═════ Records to process ═════

+                if (transposed) y[J] += a * v[i];
+                else y[i] += a * v[J];
+            }
+        }
+        return y;
+    };
+    auto absT = [&](const Vec &v) {
+        Vec y((size_t)nt, 0.0);
+        for (int64_t i = 0; i < nt; ++i)
+            for (int64_t j = 0; j < nt; ++j) y[i] += fabs(T[(size_t)i * nt + j]) * v[j];
+        return y;
+    };
+    auto Pt = [&](const Vec &v) { return ell(PW, pcol, pval, nullptr, v, true); };
+    auto Wm = [&](const Vec &v) { return ell(L->wslots, wcol, wval, &wlen, v, false); };
+    auto Wt = [&](const Vec &v) { return ell(L->wslots, wcol, wval, &wlen, v, true); };
+    auto P2m = [&](const Vec &v) { return ell(P2CAP, p2col, p2val, &p2len, v, false); };
+    auto P2t = [&](const Vec &v) { return ell(P2CAP, p2col, p2val, &p2len, v, true); };
+    const Vec ax1 = absA(absv(x1));
+    const Vec e_r = add(absv(r), ax1);
+    const Vec e_c6 = absT(Pt(add(absv(r), e_r)));
+    const Vec e_xp = add(add(absv(xp), wd(e_r)), add(Wm(absv(c6)), Wm(e_c6)));
+    const Vec dev6 = add(add(absv(o6), absG(e_xp)), wd(absA(absv(xp))));
+    const Vec e_x2 = add(absv(x2), wd(ax1));
+    const Vec e_c3 = absT(add(P2t(absv(hb)), Wt(absGT(absv(hb)))));
+    const Vec ac3 = absv(c3);
+    const Vec dev3 = add(add(add(absv(o3), absG(e_x2)), wd(absA(absv(x2)))), add(add(P2m(ac3), absG(Wm(ac3))), P2m(e_c3)));
+    double dm = 0.0;
+    int maxp2 = 0;
+    for (int64_t i = 0; i < n; ++i) {
+        const double di = fabs((double)o3[i] - (double)o6[i]) / (dev6[i] + dev3[i]);
+        dm = !(di <= dm) ? di : dm;
+        maxp2 = p2len[i] > maxp2 ? p2len[i] : maxp2;
+    }
+    fprintf(stderr, "[sagg] visit check: level %d, rows %lld, n_t %lld, longest P2 row %d, three launches against the six "
+                    "d = %.3e (against the bound 2^-23: %.3e)\n", l, (long long)n, (long long)nt, maxp2, dm, dm / 0x1p-23);
+    return NODAL_OK;
+}
+int visit_self_check(nodal_ctx *h, SHierarchy *H) {
+    static const bool check = knob::TRACE.now() && knob::SA_VISIT_CHECK.now();
+    if (!check) return NODAL_OK;
+    for (int l = 1; l + 1 < H->nlev; ++l) {
+        const SLevel *L = H->pool[l];
+        if (L->visit && l + 1 == H->tail && H->tail_dense && H->nu[l < 2 ? l : 2] == 2) NODAL_TRY(visit_check_level(h, H, l));
+    }
+    return NODAL_OK;
+}
+
 }
 
 __global__ __launch_bounds__(TB) void k_x0(int64_t n, const double *__restrict__ dinv, const double *__restrict__ r,
@@ -2200,6 +2508,10 @@
         case NODAL_HA_WCOL: buf = &L->wcol; bytes = wslots * 4; break;
         case NODAL_HA_WVAL: buf = &L->wval; bytes = wslots * 4; break;
         case NODAL_HA_WLEN: buf = &L->wlen; bytes = wslots ? L->n * 4 : 0; break;
+        case NODAL_HA_P2COL: buf = &L->p2col; bytes = next && L->visit_want ? (int64_t)P2CAP * L->ld * 4 : 0; break;
+        case NODAL_HA_P2VAL: buf = &L->p2val; bytes = next && L->visit_want ? (int64_t)P2CAP * L->ld * 4 : 0; break;
+        case NODAL_HA_P2LEN: buf = &L->p2len; bytes = next && L->visit_want ? L->n * 4 : 0; break;
+        case NODAL_HA_D2: buf = &L->d2; bytes = next && L->visit_want ? L->nc * L->ld * 4 : 0; break;
         default: return nodal_fail(h, NODAL_E_INVALID, "debug hierarchy: no such array");
         }
     }
@@ -2277,9 +2589,7 @@
     static const int kc = knob::SA_KCYCLE.now();
     H->kcycle = kc != 0;
     H->klevels = knob::SA_KLEVELS.now();
-    if (const char *e = knob::SA_NU.now()) {
-        for (int k = 0; k < 3 && e[k] >= '1' && e[k] <= '3'; ++k) H->nu[k] = e[k] - '0';
-    }
+    apply_nu_knob(H);
 
     const size_t vec = align_up((size_t)n * 8);
     NODAL_HIP_TRY(h, h->solver.reserve(6 * vec + 4 * MAX_PARTIALS * 8 + F_COUNT * 8 + 256));
@@ -2381,6 +2691,11 @@
             for (const void *q : ps) mix((uint64_t)(uintptr_t)q);
             mix((uint64_t)(L->fold ? 1 + L->wslots : 0));
             if (L->fold) { mix((uint64_t)(uintptr_t)L->wcol.p); mix((uint64_t)(uintptr_t)L->wval.p); mix((uint64_t)(uintptr_t)L->wlen.p); }
+            mix((uint64_t)L->visit);
+            if (L->visit) {
+                mix((uint64_t)(uintptr_t)L->p2col.p); mix((uint64_t)(uintptr_t)L->p2val.p);
+                mix((uint64_t)(uintptr_t)L->p2len.p); mix((uint64_t)(uintptr_t)L->d2.p);
+            }
             mix((uint64_t)L->n); mix((uint64_t)L->ld); mix((uint64_t)L->wfix); mix((uint64_t)L->rld);
         }
         if (H->it_exec && H->it_key != key) H->drop_graph();
diff --git a/nodal_amd/csrc/sagg_cycle.h b/nodal_amd/csrc/sagg_cycle.h
--- a/nodal_amd/csrc/sagg_cycle.h
+++ b/nodal_amd/csrc/sagg_cycle.h
@@ -716,35 +716,47 @@
     tail_cycle<SLOTS, true>(d, smem, image, nullptr, T, d.lv[0].n, (int)blockIdx.x);
 }
 
+template <int CH>
+__device__ __forceinline__ void tail_apply_row(int n, const double *__restrict__ T, const double *__restrict__ rc,
+                                               double *__restrict__ out, int i, int lane) {
+    const double *row = T + (int64_t)i * n;
+    double t[CH], r[CH];
+#pragma unroll
+    for (int u = 0; u < CH; ++u) {
+        const int j = lane + 64 * u;
+        t[u] = row[j < n ? j : 0];
+    }
+#pragma unroll
+    for (int u = 0; u < CH; ++u) {
+        const int j = lane + 64 * u;
+        r[u] = rc[j < n ? j : 0];
+    }
+    double s0 = 0.0, s1 = 0.0;
+#pragma unroll
+    for (int u = 0; u < CH; u += 2) {
+        if (lane + 64 * u < n && t[u] != 0.0) s0 = fma(t[u], r[u], s0);
+        if (lane + 64 * (u + 1) < n && t[u + 1] != 0.0) s1 = fma(t[u + 1], r[u + 1], s1);
+    }
+    const double s = wave_sum(s0 + s1);
+    if (lane == 0) out[i] = s;
+}
+
 template <int CH, int NV>
 __global__ __launch_bounds__(256) void k_tail_apply(int n, const double *__restrict__ T,
                                                     const double *__restrict__ rc, double *__restrict__ out) {
     const int lane = threadIdx.x & 63;
     const int i = (int)blockIdx.x * 4 + (threadIdx.x >> 6);
     if (i >= n) return;
-    const double *row = T + (int64_t)i * n;
-    double t[CH];
-#pragma unroll
-    for (int u = 0; u < CH; ++u) {
-        const int j = lane + 64 * u;
-        t[u] = row[j < n ? j : 0];
-    }
     if constexpr (NV == 1) {
-        double r[CH];
+        tail_apply_row<CH>(n, T, rc, out, i, lane);
+    } else {
+        const double *row = T + (int64_t)i * n;
+        double t[CH];
 #pragma unroll
         for (int u = 0; u < CH; ++u) {
             const int j = lane + 64 * u;
-            r[u] = rc[j < n ? j : 0];
-        }
-        double s0 = 0.0, s1 = 0.0;
-#pragma unroll
-        for (int u = 0; u < CH; u += 2) {
-            if (lane + 64 * u < n && t[u] != 0.0) s0 = fma(t[u], r[u], s0);
-            if (lane + 64 * (u + 1) < n && t[u + 1] != 0.0) s1 = fma(t[u + 1], r[u + 1], s1);
-        }
-        const double s = wave_sum(s0 + s1);
-        if (lane == 0) out[i] = s;
-    } else {
+            t[u] = row[j < n ? j : 0];
+        }
         double s[NV];
 #pragma unroll
         for (int c = 0; c < NV; ++c) s[c] = 0.0;
@@ -764,6 +776,152 @@
             const double v = wave_sum(s[c]);
             if (lane == 0) out[(int64_t)i * NV + c] = v;
         }
+    }
+}
+
+static_assert(LPR_RAGGED == 1 && TB == 256, "the visit's launches mix row blocks and dense-row blocks of 256 threads");
+
+__device__ __forceinline__ unsigned xcd_block_sub(unsigned first, unsigned count) {
+    const unsigned b = blockIdx.x - first;
+    return (count & 7u) ? b : (b & 7u) * (count >> 3) + (b >> 3);
+}
+
+template <int W>
+__device__ __forceinline__ void visit_sweep_rows(const Ell &A, const double *__restrict__ dinv, const cyc_t *__restrict__ b,
+                                                 const cyc_t *__restrict__ xin, cyc_t *__restrict__ xout, unsigned vb,
+                                                 unsigned count) {
+    for (int64_t i = (int64_t)vb * TB + threadIdx.x; i < A.n; i += (int64_t)count * TB) {
+        const double s = ell_row_w<W>(A, A.valf, i, 0, [&](int32_t j) { return (double)xin[j]; });
+        xout[i] = (cyc_t)fma(OMEGA * dinv[i], (double)b[i] - s, (double)xin[i]);
+    }
+}
+
+template <int W>
+__global__ __launch_bounds__(TB) void k_visit_first(Ell A, const double *__restrict__ dinv, const cyc_t *__restrict__ b,
+                                                    const cyc_t *__restrict__ x0, cyc_t *__restrict__ x1, unsigned grows,
+                                                    const float *__restrict__ D2, double *__restrict__ rc) {
+    if (blockIdx.x < grows) {
+        visit_sweep_rows<W>(A, dinv, b, x0, x1, xcd_block_sub(0, grows), grows);
+        return;
+    }
+    __shared__ double ws[TB / 64];
+    const int64_t I = (int64_t)(blockIdx.x - grows);
+    const float4 *row = reinterpret_cast<const float4 *>(D2 + I * A.ld);
+    const float4 *bv = reinterpret_cast<const float4 *>(b);
+    const int pieces = (int)(A.ld >> 2);
+    constexpr int U = 10;
+    double s0 = 0.0, s1 = 0.0;
+    for (int p0 = threadIdx.x; p0 < pieces; p0 += TB * U) {
+        float4 d[U], v[U];
+#pragma unroll
+        for (int u = 0; u < U; ++u) {
+            const int p = p0 + TB * u;
+            d[u] = row[p < pieces ? p : p0];
+            v[u] = bv[p < pieces ? p : p0];
+        }
+#pragma unroll
+        for (int u = 0; u < U; ++u) {
+            const int p = p0 + TB * u;
+            if (p >= pieces) continue;
+            const int64_t j = (int64_t)p * 4;
+            if (j + 0 < A.n && d[u].x != 0.0f) s0 = fma((double)d[u].x, (double)v[u].x, s0);
+            if (j + 1 < A.n && d[u].y != 0.0f) s1 = fma((double)d[u].y, (double)v[u].y, s1);
+            if (j + 2 < A.n && d[u].z != 0.0f) s0 = fma((double)d[u].z, (double)v[u].z, s0);
+            if (j + 3 < A.n && d[u].w != 0.0f) s1 = fma((double)d[u].w, (double)v[u].w, s1);
+        }
+    }
+    const double s = wave_sum(s0 + s1);
+    if ((threadIdx.x & 63) == 0) ws[threadIdx.x >> 6] = s;
+    __syncthreads();
+    if (threadIdx.x == 0) {
+        double t = 0.0;
+#pragma unroll
+        for (int w = 0; w < TB / 64; ++w) t += ws[w];
+        rc[I] = t;
+    }
+}
+
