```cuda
extern "C" int lwb_conv_kernel_resources(int n_tile, int mode, int* out)
{
    LWB_CHECK_ARG(out, "null pointer");
    LWB_CHECK_ARG(mode >= 0 && mode <= 2, "mode must be 0, 1 or 2");
    return with_instance(n_tile, mode,
                         [&](auto nt, auto md) { return conv_resources<decltype(nt)::value, decltype(md)::value>(out); });
}
```

Baseline: 2269.

## Assign contiguous tile ranges and carry channel stats in shared memory across tiles

For the channel-major path, each block now takes a contiguous range of tiles instead of a grid-strided set. Per-channel sum and sum-of-squares are accumulated in double precision in shared-memory carry slots across consecutive tiles of the same image. They are flushed with global atomics only at an image boundary or at the end of the range. This removes the per-tile consumer barrier and the per-tile double atomics on the stats buffer, but contiguous assignment may worsen load balance and L2 locality compared with striding.

```diff
diff --git a/impersonator_b200/csrc/conv_tc.cu b/impersonator_b200/csrc/conv_tc.cu
--- a/impersonator_b200/csrc/conv_tc.cu
+++ b/impersonator_b200/csrc/conv_tc.cu
@@ -56,8 +56,8 @@
     static constexpr int B_BYTES = N_TILE * 128;
     static constexpr int B_STAGE_BYTES = B_BYTES * (SPLIT ? 2 : 1);
     static constexpr int BAR_BYTES = 4 * MAX_STAGES * 8;
-    static constexpr int STATS_PARTS = N_TILE < SWAP_N_TILE ? 8 : N_TILE == SWAP_N_TILE ? 2 : 0;
-    static constexpr int STATS_BYTES = STATS_PARTS * N_TILE * 8;
+    static constexpr int CARRY_SLOTS = 2 * (NUM_CONSUMERS / 4);
+    static constexpr int STATS_BYTES = N_TILE < SWAP_N_TILE ? 8 * N_TILE * 8 : CARRY_SLOTS * 16;
     static constexpr int SMEM_BYTES = 1024 + RING_BYTES + BAR_BYTES + STATS_BYTES;
     static_assert(B_STAGE_BYTES % 1024 == 0, "B entries must keep the 1024-byte swizzle alignment");
     static_assert(SMEM_BYTES <= 227 * 1024, "exceeds the shared memory of a block");
@@ -156,6 +156,20 @@
 
 __device__ __forceinline__ void consumer_sync() { asm volatile("bar.sync 1, 256;" ::: "memory"); }
 
+struct TileRange {
+    int first, end, step;
+};
+template <bool CM>
+__device__ __forceinline__ TileRange tile_range(int total)
+{
+    if constexpr (CM) {
+        const int b = (int)blockIdx.x, q = total / (int)gridDim.x, r = total % (int)gridDim.x;
+        const int first = b * q + min(b, r);
+        return {first, first + q + (b < r ? 1 : 0), 1};
+    } else {
+        return {(int)blockIdx.x, total, (int)gridDim.x};
+    }
+}
 struct TileCoord {
     int n_idx, img, y0, x0;
 };
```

═════

**Required action:** Count how many lines in the entries hold "grows" and reply with that number alone.

**Written reply:** 4